The machine industry or machinery industry is a subsector of the industry, that produces and maintains machines for consumers, the industry, and most other companies in the economy.

This machine industry traditionally belongs to the heavy industry. Nowadays, many smaller companies in this branch are considered part of the light industry. Most manufacturers in the machinery industry are called machine factories.

Overview 
The machine industry is a subsector of the industry that produces a range of products from power tools, different types of machines, and domestic technology to factory equipment etc. On the one hand the machine industry provides:
 The means of production for businesses in the agriculture, mining, industry and construction.
 The means of production for public utility, such as equipment for the production and distribution of gas, electricity and water.
 A range of supporting equipment for all sectors of the economy, such as equipment for heating, ventilation, and air conditioning of buildings.
These means of production are called capital goods, because a certain amount of capital is invested. Much of those production machines require regular maintenance, which becomes supplied specialized companies in the machine industry.

On the other end the machinery industry supplies consumer goods, including kitchen appliances, refrigerators, washers, dryers and a like. Production of radio and television, however, is generally considered belonging to the electrical equipment industry. The machinery industry itself is a major customer of the steel industry.

The production of the machinery industry varies widely from single-unit production and series production to mass production. Single-unit production is about constructing unique products, which are specified in specific customer requirements. Due to modular design such devices and machines can often be manufactured in small series, which significantly reduces the costs. From a certain stage in the production, the specific customer requirements are built-in, and the unique product is created.

History 

The machinery industry came into existence during the Industrial Revolution. Companies in this emerging field grew out of iron foundries, shipyards, forges and repair shops. Often companies were a combination of machine factory and shipyard. Early in the 20th century several motorcycle and automobile manufacturers began their own machine factories.

Prior to the industrial revolution a variety of machines existed such as clocks, weapons and running gear for mills (watermill, windmill, horse mill etc.) Production of these machines were on much smaller scale in artisan workshops mostly for the local or regional market. With the advent of the industrial revolution manufacturing began of composite tools with more complex construction, such as steam engines and steam generators for the evolving industry and transport. In addition, the emerging machine factories started making machines for production machines as textile machinery, compressors, agricultural machinery, and engines for ships.

18th century 
During the first decades of the industrial revolution in England, from 1750, there was a concentration of labor usually in not yet mechanized factories. Many new machines were invented, which were initially made by the inventors themselves. Early in the 18th century, the first steam engines, the Newcomen engine, came into use throughout Britain and Europe, principally to pump water out of mines.

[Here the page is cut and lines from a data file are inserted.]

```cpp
int CDBG::find_replay(const std::string &outpre, uint32_t n_shards, const pf_bfs_record *const *records, const uint64_t *n_records,
                      const uint32_t *const *pools, bool write_file, const uint64_t *pool_lens, const pf_bfs_record *const *dev_records,
                      const uint32_t *const *dev_pools) {
    if (status_) return status_;
    if (join_pending_write()) return status_;
    if (write_file && write_files_ && ensure_dir()) return status_;
    const FindTrace tr;
    out_bytes_ = 0;
    state_on_device_ = false;
    state_host_stale_ = false;
    std::fill(flags_.begin(), flags_.end(), 0);
    std::fill(plus_.begin(), plus_.end(), 0);
    std::fill(minus_.begin(), minus_.end(), 0);
    cov_ready_ = false;
    ReplayStats stats;
    set_record_stats(stats);
    const auto t0 = clk::now();
    uint64_t total = 0;
    uint32_t last = 0;
    const unsigned rt = pool_lens ? replay_threads(1) : 0;
    if (rt) par_.begin(g_.n(), plus_.data(), minus_.data(), complex_size_, rt);
    std::vector<uint32_t> order;
    std::vector<const pf_bfs_record *> h_rec(n_shards);
    std::vector<const uint32_t *> h_pool(n_shards);
    {
        uint64_t need_rec = 0, need_pool = 0;
        for (uint32_t sh = 0; sh < n_shards; ++sh) {
            h_rec[sh] = records ? records[sh] : nullptr;
            h_pool[sh] = pools ? pools[sh] : nullptr;
            if (!h_rec[sh] || !h_pool[sh]) {
                if (!pool_lens || !dev_records || !dev_pools || !dev_records[sh] || !dev_pools[sh])
                    return fail(PF_ERR_ARG, "CDBG::find_replay(): a shard has neither host nor device arrays");
                need_rec += n_records[sh];
                need_pool += pool_lens[sh];
            }
        }
        if (need_rec) {
            bx_.bfs_rec.ensure(ctx_, need_rec + 1);
            bx_.bfs_pool.ensure(ctx_, need_pool + 1);
            uint64_t ar = 0, ap = 0;
            for (uint32_t sh = 0; sh < n_shards; ++sh) {
                if (h_rec[sh] && h_pool[sh]) continue;
                int st = pf_fetch(ctx_, bx_.bfs_rec.p + ar, dev_records[sh], n_records[sh] * sizeof(pf_bfs_record));
                if (st == PF_OK) st = pf_fetch(ctx_, bx_.bfs_pool.p + ap, dev_pools[sh], pool_lens[sh] * 4);
                if (st != PF_OK) return fail(st, std::string("CDBG::find_replay(): ") + pf_last_error(ctx_));
                h_rec[sh] = bx_.bfs_rec.p + ar;
                h_pool[sh] = bx_.bfs_pool.p + ap;
                ar += n_records[sh];
                ap += pool_lens[sh];
            }
        }
    }
    for (uint32_t sh = 0; sh < n_shards; ++sh) {
        const pf_bfs_record *rec = h_rec[sh];
        const uint32_t *pool = h_pool[sh];
        const uint64_t n = n_records[sh];
        total += n;
        for (uint64_t i = 0; i < n; ++i) {
            const pf_bfs_record &r = rec[i];
            if ((r.entrance >> 1) >= g_.n() || r.entrance < last) return fail(PF_ERR_ARG, "CDBG::find_replay(): records out of order");
            last = r.entrance;
        }
        auto list_of = [&](const pf_bfs_record &r) { return pool + r.list_off; };
        if (!rt) { replay_sequential(rec, n, list_of, stats); continue; }
        const bool on_dev = dev_records && dev_pools && dev_records[sh] && dev_pools[sh];
        int st = pf_side_components(ctx_, sh == 0, on_dev ? dev_records[sh] : rec, n, on_dev ? dev_pools[sh] : pool, pool_lens[sh], nullptr, 0, nullptr, 0);
        uint32_t class_off[kReplayClasses + 1];
        order.resize(std::max<uint64_t>(n, 1));
        if (st == PF_OK) st = pf_replay_order(ctx_, kReplayClasses, order.data(), class_off, nullptr);
        if (st != PF_OK) return fail(st, std::string("CDBG::find_replay(): ") + pf_last_error(ctx_));
        par_.run(rec, list_of, order.data(), class_off, kReplayClasses, rt, stats);
    }
    if (rt) par_.finish(flags_.data(), rt);
    stats.large_used = stats.large_used_max = 0;
    set_record_stats(stats);
    times_.replay_s = since(t0);
    times_.candidates = total;
    return finish_find(outpre, tr, write_file, false);
}

int CDBG::launch_coverage() {
    if (resident_path()) {
        const int st = pf_call_coverage(ctx_);
        if (st != PF_OK) cov_err_ = pf_last_error(ctx_);
        return st;
    }
    const uint32_t N = g_.n();
    const uint32_t C = col_ ? col_->n_colors : (both_strands_ ? 1 : 2);
    bx_.cov_sum.ensure(ctx_, (size_t)N * C);
    bx_.cov_min.ensure(ctx_, (size_t)N * C);
    bx_.cov_miss.ensure(ctx_, (size_t)N * C);
    if (col_) bx_.cov_max.ensure(ctx_, (size_t)N * C);
    int st;
    if (col_) st = pf_unitig_cov_colored(ctx_, 0, N, bx_.cov_sum.p, bx_.cov_min.p, bx_.cov_max.p, bx_.cov_miss.p);
    else if (both_strands_) st = pf_unitig_cov(ctx_, 0, N, bx_.cov_sum.p, bx_.cov_min.p, bx_.cov_miss.p);
    else {
        st = pf_unitig_cov_exact(ctx_, 0, N, 0, bx_.cov_sum.p, bx_.cov_min.p, bx_.cov_miss.p);
        if (st == PF_OK || st == PF_ERR_MISSING_KMER) st = pf_unitig_cov_exact(ctx_, 0, N, 1, bx_.cov_sum.p + N, bx_.cov_min.p + N, bx_.cov_miss.p + N);
    }
    if (st != PF_OK && st != PF_ERR_MISSING_KMER) { cov_err_ = pf_last_error(ctx_); return st; }
    return PF_OK;
}

}
```

### ploidyfrost_amd/csrc/pf_bfs.hip

```cpp
#include <hip/hip_runtime.h>

#include <algorithm>
#include <cstring>

#include "pf_bfs.hpp"
#include "pf_bfs_huge.hpp"
#include "pf_ctx.hpp"

using namespace pf;


constexpr uint32_t BFS_LDS_CAP = 128;
constexpr uint32_t BFS_BIG_CAP = 1u << 12;

struct BfsOut {
    pf_bfs_record *rec;
    uint32_t *pool;
    uint64_t pool_cap;
    unsigned long long *pool_head;
    uint32_t *deferred;
    unsigned int *n_deferred;
    uint32_t *deferred2;
    unsigned int *n_deferred2;
    unsigned long long *live;
// ... 220 lines not shown
    pf_bfs_record *records; uint64_t rec_cap;
    uint32_t *pool; uint64_t pool_cap;
    uint64_t *n_records, *pool_used;
    uint32_t *deferred, *deferred_entrance; uint64_t deferred_cap, *n_deferred;
};

struct BfsCounters {
    unsigned long long pool_head;
    unsigned int n_deferred;
    unsigned int n_deferred2;
    unsigned int n_wave_list;
    unsigned int n_live;
};

struct BfsPlan {
    uint64_t c0, c1, n;
    BfsOut o;
    BfsCounters *d_cnt; uint32_t *d_wlist;
};

void cand_range(const pf_ctx *ctx, uint32_t u0, uint32_t u1, uint64_t *c0, uint64_t *c1) {
    const auto &v = ctx->h_cand;
    *c0 = std::lower_bound(v.begin(), v.end(), u0 * 2) - v.begin();
    *c1 = std::lower_bound(v.begin(), v.end(), u1 * 2) - v.begin();
}
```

In the 1770s James Watt significantly improved this design. He introduced a steam engine easy employable to supply a large amounts of energy, which set the mechanization of factories underway. In England certain cities concentrated on making specific products, such as specific types of textiles or pottery. Around these cities specialized machinery industry arose in order to enable the mechanization of the plants. Hereby late in the 18th century arose the first machinery industry in the UK and also in Germany and Belgium.

19th century 
The Industrial Revolution received a further boost with the upcoming railways. These arose at the beginning of the 19th century in England as innovation in the mining industry. The work in coal mines was hard and dangerous, and so there was a great need for tools to ease this work. In 1804, Richard Trevithick placed the first steam engine on rails, and was in 1825 the Stockton and Darlington Railway was opened, intended to transport coals from the mine to the port. In 1835 the first train drove in continental Europe between Mechelen and Brussels, and in the Netherlands in 1839 the first train drove between Amsterdam and Haarlem. For the machinery industry this brought all sorts of new work with new machinery for metallurgy, machine tool for metalworking, production of steam engines for trains with all its necessities etc.

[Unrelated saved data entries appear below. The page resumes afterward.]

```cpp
__global__ void __launch_bounds__(256) enc_l1_planes_colsum_kernel(int frames, int d, int W, int frames_per_chunk,
                                                                   const float* __restrict__ G, const float* __restrict__ reward,
                                                                   const float* __restrict__ terminal, float* __restrict__ part) {
  __shared__ float sh[3][256];
  const int tid = threadIdx.x;
  const int n0 = blockIdx.x * frames_per_chunk, n1 = min(frames, n0 + frames_per_chunk);
  const int fl = 961 * d;
  float a0 = 0.f, a1 = 0.f, a2 = 0.f;
  if (tid < W)
    for (int n = n0; n < n1; ++n) {
      const float* x = G + (size_t)n * fl;
      float b0 = 0.f, b1 = 0.f, b2 = 0.f, b3 = 0.f;
      int i = tid;
      for (; i + 3 * W < fl; i += 4 * W) {
        b0 += x[i];
        b1 += x[i + W];
        b2 += x[i + 2 * W];
        b3 += x[i + 3 * W];
      }
      for (; i < fl; i += W) b0 += x[i];
      const float s = (b0 + b1) + (b2 + b3);
      a0 += s;
      a1 = fmaf(reward[n], s, a1);
      a2 = fmaf(terminal[n], s, a2);
    }
  sh[0][tid] = a0; sh[1][tid] = a1; sh[2][tid] = a2;
  __syncthreads();
  if (tid < 3 * d) {
    const int q = tid / d, o = tid - q * d;
    float s = 0.f;
    for (int t = o; t < W; t += d) s += sh[q][t];
    part[((size_t)blockIdx.x * 3 + q) * d + o] = s;
  }
}
__global__ void __launch_bounds__(256) enc_l1_planes_final_kernel(int d, int chunks, const float* __restrict__ part,
                                                                  const float* __restrict__ dw3, float* __restrict__ db,
                                                                  float* __restrict__ dW5) {
  __shared__ float sums[3 * 64];
  const int tid = threadIdx.x;
  if (tid < 3 * d) {
    const float* p = part + tid;
    const size_t st = (size_t)3 * d;
    float s = 0.f;
    int c = 0;
    for (; c + 3 < chunks; c += 4) {
      const float v0 = p[(size_t)c * st], v1 = p[(size_t)(c + 1) * st], v2 = p[(size_t)(c + 2) * st], v3 = p[(size_t)(c + 3) * st];
      s += v0; s += v1; s += v2; s += v3;
    }
    for (; c < chunks; ++c) s += p[(size_t)c * st];
// ... 445 lines not shown
```

### pydreamer_amd/hip.py

```python
import ctypes
import os
from ctypes import POINTER, Structure, c_char_p, c_float, c_int, c_int32, c_int64, c_size_t, c_void_p

import torch

_HERE = os.path.dirname(os.path.abspath(__file__))
LIB_PATH = os.environ.get('DM_LIB_PATH') or os.path.join(_HERE, 'libdreamer_hip.so')

DM_MAX_MLP_LAYERS = 8
DM_GEMM_ACCUM = 1
DM_GEMM_ELU = 2
DM_C2I_ELU = 1
DM_FLAG_IMAGE_U8 = 16
DM_FLAG_BF16 = 128
DM_GEMM_BF16 = 256

RSSM_PARAM_ORDER = [
    'z_mlp.weight', 'z_mlp.bias', 'a_mlp.weight', 'in_norm.weight', 'in_norm.bias',
    'gru.layers.0.weight_ih', 'gru.layers.0.weight_hh', 'gru.layers.0.bias_ih', 'gru.layers.0.bias_hh',
    'prior_mlp_h.weight', 'prior_mlp_h.bias', 'prior_norm.weight', 'prior_norm.bias', 'prior_mlp.weight', 'prior_mlp.bias',
    'post_mlp_h.weight', 'post_mlp_h.bias', 'post_mlp_e.weight', 'post_norm.weight', 'post_norm.bias',
    'post_mlp.weight', 'post_mlp.bias',
]
GRU_KINDS = {'gru': 0, 'gru_layernorm': 1, 'gru_layernorm_dv2': 2}
# ... 104 lines not shown
    'dm_ln_elu_bwd': (c_int, [c_int, c_int, _P, c_int, _P, c_int, _P, _P, _P, c_int, _P, c_int, _P, _P, _P, c_size_t, _P]),
    'dm_colsum': (c_int, [c_int, c_int, _P, c_int, _P, _P, c_size_t, _P]),
    'dm_gru_gates_fwd': (c_int, [c_int, c_int, _P, _P, _P, c_int, _P, c_int, _P]),
    'dm_gru_gates_bwd': (c_int, [c_int, c_int, _P, _P, _P, c_int, _P, c_int, _P, _P, _P, c_int, _P]),
    'dm_sample_onehot': (c_int, [c_int, c_int, c_int, _P, c_int, _P, _P, _P, c_int, _P, _P]),
    'dm_kl_balance_fwd': (c_int, [c_int, c_int, c_int, _P, _P, _P, _P, _P, _P]),
    'dm_kl_balance_bwd': (c_int, [c_int, c_int, c_int, _P, _P, c_float, c_float, _P, _P, _P]),
    'dm_st_softmax_bwd': (c_int, [c_int, c_int, c_int, _P, c_int, _P, c_int, _P, c_int, c_int, _P]),
    'dm_mask_rows': (c_int, [c_int, c_int, _P, c_int, _P, _P, c_int, _P]),
    'dm_kl_sampled_fwd': (c_int, [c_int, c_int, c_int, _P, _P, _P, _P, _P]),
    'dm_kl_sampled_bwd': (c_int, [c_int, c_int, c_int, _P, _P, _P, c_float, _P, _P, _P, _P]),
    'dm_kl_sampled_gauss_fwd': (c_int, [c_int, c_int, _P, _P, _P, c_int, _P, _P]),
    'dm_kl_sampled_gauss_bwd': (c_int, [c_int, c_int, _P, _P, _P, c_int, c_float, _P, _P, _P, _P, c_int, _P]),
    'dm_reduce_i': (c_int, [c_int, c_int, c_int, _P, c_int, _P, _P, _P]),
    'dm_combine_rows': (c_int, [c_int, c_int64, POINTER(c_void_p), POINTER(c_float), _P, _P]),
    'dm_scale_rows': (c_int, [c_int64, c_int, _P, c_int, _P, c_float, _P]),
    'dm_im2col_s2': (c_int, [c_int, c_int, c_int, c_int, c_int, _P, c_int, _P, _P]),
    'dm_col2im_s2': (c_int, [c_int, c_int, c_int, c_int, c_int, _P, _P, c_int, _P, _P, _P]),
    'dm_mlp_acts_floats': (c_size_t, [c_int, c_int, c_int]),
    'dm_mlp_ws_floats': (c_size_t, [c_int, c_int, c_int]),
    'dm_mlp_head_fwd': (c_int, [c_int, c_int, c_int, c_int, c_int, _P, c_int, POINTER(dm_mlp_params), _P, _P, _P,
                                c_size_t, _P]),
    'dm_mlp_head_fwd_sparse': (c_int, [c_int, c_int, c_int, c_int, c_int, c_int, _P, c_int, POINTER(dm_mlp_params), _P, _P, _P, c_size_t, _P]),
    'dm_mlp_head_bwd': (c_int, [c_int, c_int, c_int, c_int, c_int, _P, c_int, POINTER(dm_mlp_params), _P, _P,
                                POINTER(dm_mlp_grads), _P, c_int, c_int, _P, c_size_t, _P]),
    'dm_head_loss': (c_int, [c_int, c_int, _P, _P, c_float, c_float, _P, _P, _P, _P]),
    'dm_head_loss_normal_nd': (c_int, [c_int, c_int, _P, _P, c_float, c_float, _P, _P, _P, _P]),
    'dm_cat_target_index': (c_int, [c_int, c_int, c_int, _P, _P, _P]),
    'dm_cat_image_loss': (c_int, [c_int, c_int, c_int, c_int, _P, c_int, _P, _P, _P, _P]),
    'dm_cat_image_pred': (c_int, [c_int, c_int, c_int, c_int, _P, c_int, _P, _P, _P, _P, _P, _P]),
    'dm_cat_concat_rows': (c_int, [c_int, c_int, c_int, c_int, _P, c_int, _P, _P, _P]),
    'dm_dense_image_rows': (c_int, [c_int, c_int, c_int, _P, _P, _P, _P, _P, c_int, _P]),
    'dm_elu_rows_fwd': (c_int, [c_int, c_int, _P, c_int, _P, c_int, _P]),
    'dm_elu_rows_bwd': (c_int, [c_int, c_int, _P, c_int, _P, c_int, _P, c_int, _P]),
    'dm_cat_image_loss_mix': (c_int, [c_int, c_int, c_int, c_int, _P, c_int, _P, c_float, _P, _P, _P]),
    'dm_goals_stats_ws_floats': (c_size_t, [c_int, c_int]),
    'dm_goals_stats': (c_int, [c_int, c_int, _P, _P, _P, _P, _P, c_size_t, _P]),
    'dm_preprocess_image_u8': (c_int, [c_int64, c_int, c_int, _P, _P, _P]),
    'dm_conv_encoder_acts_floats': (c_size_t, [POINTER(dm_shape)]),
    'dm_conv_encoder_fwd': (c_int, [POINTER(dm_shape), _P, POINTER(dm_conv_params), _P, _P, _P, c_size_t, _P]),
    'dm_conv_encoder_bwd': (c_int, [POINTER(dm_shape), _P, POINTER(dm_conv_params), _P, _P, POINTER(dm_conv_grads), _P,
                                    c_size_t, _P]),
    'dm_conv_encoder_fwd_planes': (c_int, [POINTER(dm_shape), _P, POINTER(dm_conv_params), _P, _P, _P, _P, c_int, _P, c_size_t, _P]),
    'dm_conv_encoder_bwd_planes': (c_int, [POINTER(dm_shape), _P, POINTER(dm_conv_params), _P, _P, _P, _P, c_int,
                                           POINTER(dm_conv_grads), _P, c_size_t, _P]),
    'dm_conv_decoder_acts_floats': (c_size_t, [POINTER(dm_shape)]),
    'dm_conv_decoder_pred_offset': (c_size_t, [POINTER(dm_shape)]),
    'dm_conv_decoder_mse_fwd': (c_int, [POINTER(dm_shape), _P, c_int, _P, POINTER(dm_conv_params), _P, _P, _P, _P,
                                        c_size_t, _P]),
    'dm_conv_decoder_mse_bwd': (c_int, [POINTER(dm_shape), _P, c_int, _P, POINTER(dm_conv_params), _P, c_float,
                                        POINTER(dm_conv_grads), _P, c_int, _P, c_size_t, _P]),
    'dm_conv_decoder_mse_bwd_rows': (c_int, [POINTER(dm_shape), _P, c_int, _P, POINTER(dm_conv_params), _P, c_float, _P,
                                             POINTER(dm_conv_grads), _P, c_int, _P, c_size_t, _P]),
    'dm_rssm_acts_floats': (c_size_t, [POINTER(dm_shape)]),
    'dm_rssm_sequence_fwd': (c_int, [POINTER(dm_shape), _P, _P, _P, _P, _P, _P, _P, POINTER(dm_rssm_params), _P, _P, _P,
                                     _P, _P, _P, c_size_t, _P]),
    'dm_rssm_sequence_bwd': (c_int, [POINTER(dm_shape), _P, _P, _P, POINTER(dm_rssm_params), _P, _P, _P, _P, _P, _P,
                                     POINTER(dm_rssm_grads), _P, _P, c_size_t, _P]),
    'dm_dream_rollout': (c_int, [POINTER(dm_shape), c_int, _P, POINTER(dm_rssm_params), POINTER(dm_mlp_params), _P, _P,
                                 _P, _P, _P, _P, _P, _P, c_size_t, _P]),
    'dm_gae_losses': (c_int, [c_int, c_int, c_float, c_float, _P, _P, _P, _P, _P, _P, _P, _P]),
    'dm_actor_loss': (c_int, [c_int, c_int, _P, _P, _P, _P, c_float, c_float, _P, _P, _P, _P]),
    'dm_critic_loss': (c_int, [c_int, _P, _P, _P, c_float, _P, _P, _P]),
    'dm_sample_continuous': (c_int, [c_int, c_int, c_int, _P, _P, _P, _P]),
    'dm_actor_loss_continuous': (c_int, [c_int, c_int, c_int, _P, _P, _P, _P, c_float, c_float, _P, _P, _P, _P]),
    'dm_multi_sum': (c_int, [c_int, POINTER(dm_reduce_item), _P, _P]),
    'dm_combine': (c_int, [c_int, _P, POINTER(c_float), _P, _P]),
    'dm_multi_tensor_norm_clip': (c_int, [_P, c_int64, c_float, _P, _P, c_size_t, _P]),
    'dm_scale_inplace': (c_int, [_P, c_int64, _P, _P]),
    'dm_adamw_step': (c_int, [_P, _P, _P, _P, c_int64, c_float, c_float, c_float, c_float, c_float, c_int, _P, _P]),
    'dm_copy_params': (c_int, [_P, _P, c_int64, _P]),
    'dm_axpby': (c_int, [c_int64, c_float, _P, c_float, _P, _P]),
    'dm_prof_begin': (c_int, [c_int]),
    'dm_prof_end': (c_int, [POINTER(ctypes.c_double), c_int]),
    'dm_prof_rows': (c_int, [POINTER(ctypes.c_double), c_int]),
    'dm_mlp_chain_min_rows': (c_int, [c_int]),
    'dm_rollout_fuse_act_enable': (c_int, [c_int]),
    'dm_bf16_twins_enable': (c_int, [c_int]),
    'dm_gemm_dma_enable': (c_int, [c_int]),
    'dm_convt_kskip_enable': (c_int, [c_int]),
    'dm_kl_staged_enable': (c_int, [c_int]),
    'dm_dec_l4_bwd_direct_enable': (c_int, [c_int]),
    'dm_dec_l4_fwd_shared_enable': (c_int, [c_int]),
    'dm_rssm_lds_enable': (c_int, [c_int]),
    'dm_bptt_fold_enable': (c_int, [c_int]),
    'dm_rssm_lds_status': (c_int, []),
    'dm_rssm_lds_status_ack': (c_int, []),
    'dm_rssm_lds_gave_up': (c_int, []),
    'dm_rssm_lds_prof': (c_int, [_P, c_int]),
    'dm_rssm_last_schedule': (c_int, [c_int]),
    'dm_wgrad_side_arm': (c_int, [c_int]),
    'dm_wgrad_side_touch': (c_int, []),
    'dm_wgrad_side_join': (c_int, [_P]),
    'dm_dream_rollout_marks': (c_int, [c_int, POINTER(c_int), POINTER(c_void_p)]),
    'dm_mlp_head_fwd_rows': (c_int, [c_int, c_int, c_int, c_int, c_int, c_int, c_int, c_int, _P, c_int, POINTER(dm_mlp_params), _P, _P, _P,
                                     c_size_t, _P]),
    'dm_replay_gather': (c_int, [c_int, c_int, c_int, POINTER(dm_replay_field), _P, _P, _P]),
    'dm_gru_sequence_acts_floats': (c_size_t, [c_int, c_int, c_int, c_int]),
    'dm_gru_sequence_ws_bytes': (c_size_t, [c_int, c_int, c_int, c_int]),
    'dm_gru_sequence_fwd': (c_int, [c_int, c_int, c_int, c_int, _P, c_int, _P, _P, POINTER(dm_gru_params), _P, _P, c_int,
                                    _P, c_size_t, _P]),
    'dm_gru_sequence_bwd': (c_int, [c_int, c_int, c_int, c_int, _P, c_int, POINTER(dm_gru_params), _P, _P, c_int, _P, c_int,
                                    POINTER(dm_gru_grads), _P, c_int, _P, c_size_t, _P]),
    'dm_gru_sequence_last_schedule': (c_int, []),
    'dm_gru_sequence_fuse_enable': (c_int, [c_int]),
    'dm_policy_draw_ws_floats': (c_size_t, [c_int]),
    'dm_policy_draw': (c_int, [c_int, c_int, c_int, _P, c_int, _P, _P, _P, c_int, _P, _P, _P, _P, _P, c_size_t, _P]),
    'dm_policy_draw_mode': (c_int, [c_int, c_int, c_float, c_int, c_int, _P, c_int, _P, _P, _P, _P, c_int, _P, _P, _P, _P, _P, c_size_t,
                                    _P]),
}

_lib = None
DM_ABI_VERSION = 16


def lib():
    global _lib
    if _lib is None:
        if not os.path.exists(LIB_PATH):
            raise DreamerHipError(
                f'{LIB_PATH} not found: build it with `python -c "import __graft_entry__ as g; g.build()"` '
                f'(or `make -C pydreamer_amd/csrc`). There is no CPU fallback for the training path.')
        handle = ctypes.CDLL(LIB_PATH)
        for name, (restype, argtypes) in _SIGNATURES.items():
            fn = getattr(handle, name)
            fn.restype = restype
            fn.argtypes = argtypes
        if handle.dm_version() != DM_ABI_VERSION:
            raise DreamerHipError(f'{LIB_PATH} has ABI version {handle.dm_version()}, this binding is written for '
                                  f'{DM_ABI_VERSION}: rebuild it (`make -C pydreamer_amd/csrc`)')
        _lib = handle
    return _lib


def exported_symbols():
    return sorted(_SIGNATURES)


def call(name, *args):
    fn = getattr(lib(), name)
    rc = fn(*args)
    if rc != 0:
        msg = lib().dm_last_error().decode('utf-8', 'replace')
        raise DreamerHipError(f'{name} failed with code {rc}: {msg}')
    return rc


def last_schedule(which):
    word = int(lib().dm_rssm_last_schedule(which))
    if word < 0:
        raise DreamerHipError(f'dm_rssm_last_schedule({which}): no such entry point')
    bits = (SCHED_FWD, SCHED_BWD, SCHED_ROLL)[which]
    out = {k: bool(word & v) for k, v in bits.items()}
    if which == 1:
        out['nchunk'] = (word >> SCHED_BWD_NCHUNK_SHIFT) & 15
    return out


def ptr(t):
    if t is None:
        return None
    if not t.is_cuda:
        raise DreamerHipError(f'expected a CUDA/HIP tensor, got device {t.device} (no CPU path)')
    if not t.is_contiguous():
        raise DreamerHipError(f'expected a contiguous tensor, got strides {t.stride()} for shape {tuple(t.shape)}')
    return c_void_p(t.data_ptr())
# ... 64 lines not shown
```

Measured before the change: 30.80 grad-steps/s.

## Use MFMA for encoder layer-1 forward conv and software-pipeline its wgrad loads

Adds an MFMA-based forward kernel for the first encoder conv, enabled by default. It stages each frame's image in LDS, keeps the weights in registers, and prefetches the next frame while the current one computes. This replaces the per-pixel scalar FMA kernel and its separate weight-transpose launch. The layer-1 weight-gradient kernel also double-buffers its gradient loads in chunks of 8 so the next chunk is fetched while MFMAs run on the current one. The costs are higher register pressure and more complex boundary handling; only the forward path can be switched off by a flag.

After: 30.90 grad-steps/s, median of 6. About the same (+0.3%).

```diff
diff --git a/include/dreamer_hip.h b/include/dreamer_hip.h
--- a/include/dreamer_hip.h
+++ b/include/dreamer_hip.h
@@ -62,6 +62,7 @@
 int dm_kl_staged_enable(int on);
 int dm_dec_l4_bwd_direct_enable(int on);
 int dm_dec_l4_fwd_shared_enable(int on);
+int dm_enc_l1_fwd_mfma_enable(int on);
 int dm_rssm_lds_enable(int on);
 int dm_bptt_fold_enable(int on);
 int dm_rssm_lds_status(void);
diff --git a/pydreamer_amd/csrc/conv_direct.hip b/pydreamer_amd/csrc/conv_direct.hip
--- a/pydreamer_amd/csrc/conv_direct.hip
+++ b/pydreamer_amd/csrc/conv_direct.hip
@@ -74,12 +74,139 @@
   fb[e] = fmaf(terminal[n], s4, fmaf(reward[n], s3, bias[o]));
 }
 
+typedef float f32x4c __attribute__((ext_vector_type(4)));
+constexpr int ENC_LD = 68;
+constexpr int ENCM_WGS = 768;
+template <int CB, bool U8, bool FB>
+__global__ void __launch_bounds__(256) enc_l1_fwd_mfma_kernel(int frames, int d, const void* __restrict__ image_,
+                                                              const float* __restrict__ w, const float* __restrict__ bias,
+                                                              float* __restrict__ y, unsigned short* __restrict__ y_h) {
+  constexpr int WROW = FB ? 80 : 48;
+  constexpr int NPRE = U8 ? 3 : 12;
+  __shared__ __attribute__((aligned(16))) float img[3 * 64 * ENC_LD];
+  const int tid = threadIdx.x, lane = tid & 63, wave = tid >> 6;
+  const int l15 = lane & 15, q = lane >> 4;
+  float wreg[12][CB];
+#pragma unroll
+  for (int cb = 0; cb < CB; ++cb) {
+    const int o = 16 * cb + l15;
+    const float* wo = w + (size_t)(o < d ? o : d - 1) * WROW + q;
+#pragma unroll
+    for (int s = 0; s < 12; ++s) {
+      const float v = wo[4 * s];
+      wreg[s][cb] = o < d ? v : 0.f;
+    }
+  }
+  int c0c[CB];
+  f32x4c cin[CB], cnext[CB];
+#pragma unroll
+  for (int cb = 0; cb < CB; ++cb) {
+    c0c[cb] = 16 * cb + 4 * q < d ? 16 * cb + 4 * q : 0;
+    if (!FB) cin[cb] = (f32x4c){bias[c0c[cb]], bias[c0c[cb] + 1], bias[c0c[cb] + 2], bias[c0c[cb] + 3]};
+  }
+  f32x4c pre[NPRE];
+  auto fetch = [&](int n) {
+    const f32x4c* src = reinterpret_cast<const f32x4c*>(U8 ? (const char*)image_ + (size_t)n * 12288
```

In time the market for the machine industry became wider, specialized products were manufactured for a greater national and often international market. For example, it was not uncommon in the second half of the 19th century that American steelmakers ordered their production in England, where new steelmaking techniques were more advanced. In the far east Japan would import these product until the early 1930s, the creation of an own machinery industry got underway.

20th century to now 
The term "machinery industry" came into existence later in the 19th century. One of the first times this branch of industry was recognized as such, and was investigated, was in a production statistics of 1907 created by the British Ministry of Trade and Industry. In this statistic the output of the engineering industry, was divided into forty different categories, including for example, agricultural machinery, machinery for the textile industry and equipment, and parts for train and tram.

The inventions of new propulsion techniques based on electric motors, internal combustion engines and gas turbines brought a new generation of machines in the 20th century from cars to household appliances. Not only the product range of the machinery industry increased considerably, but especially smaller machines could also deliver products in much greater numbers fabricated in mass production.  With the rise of mass production in other parts of the industry, there was also a high demand for manufacturing and production systems, to increase the entire production.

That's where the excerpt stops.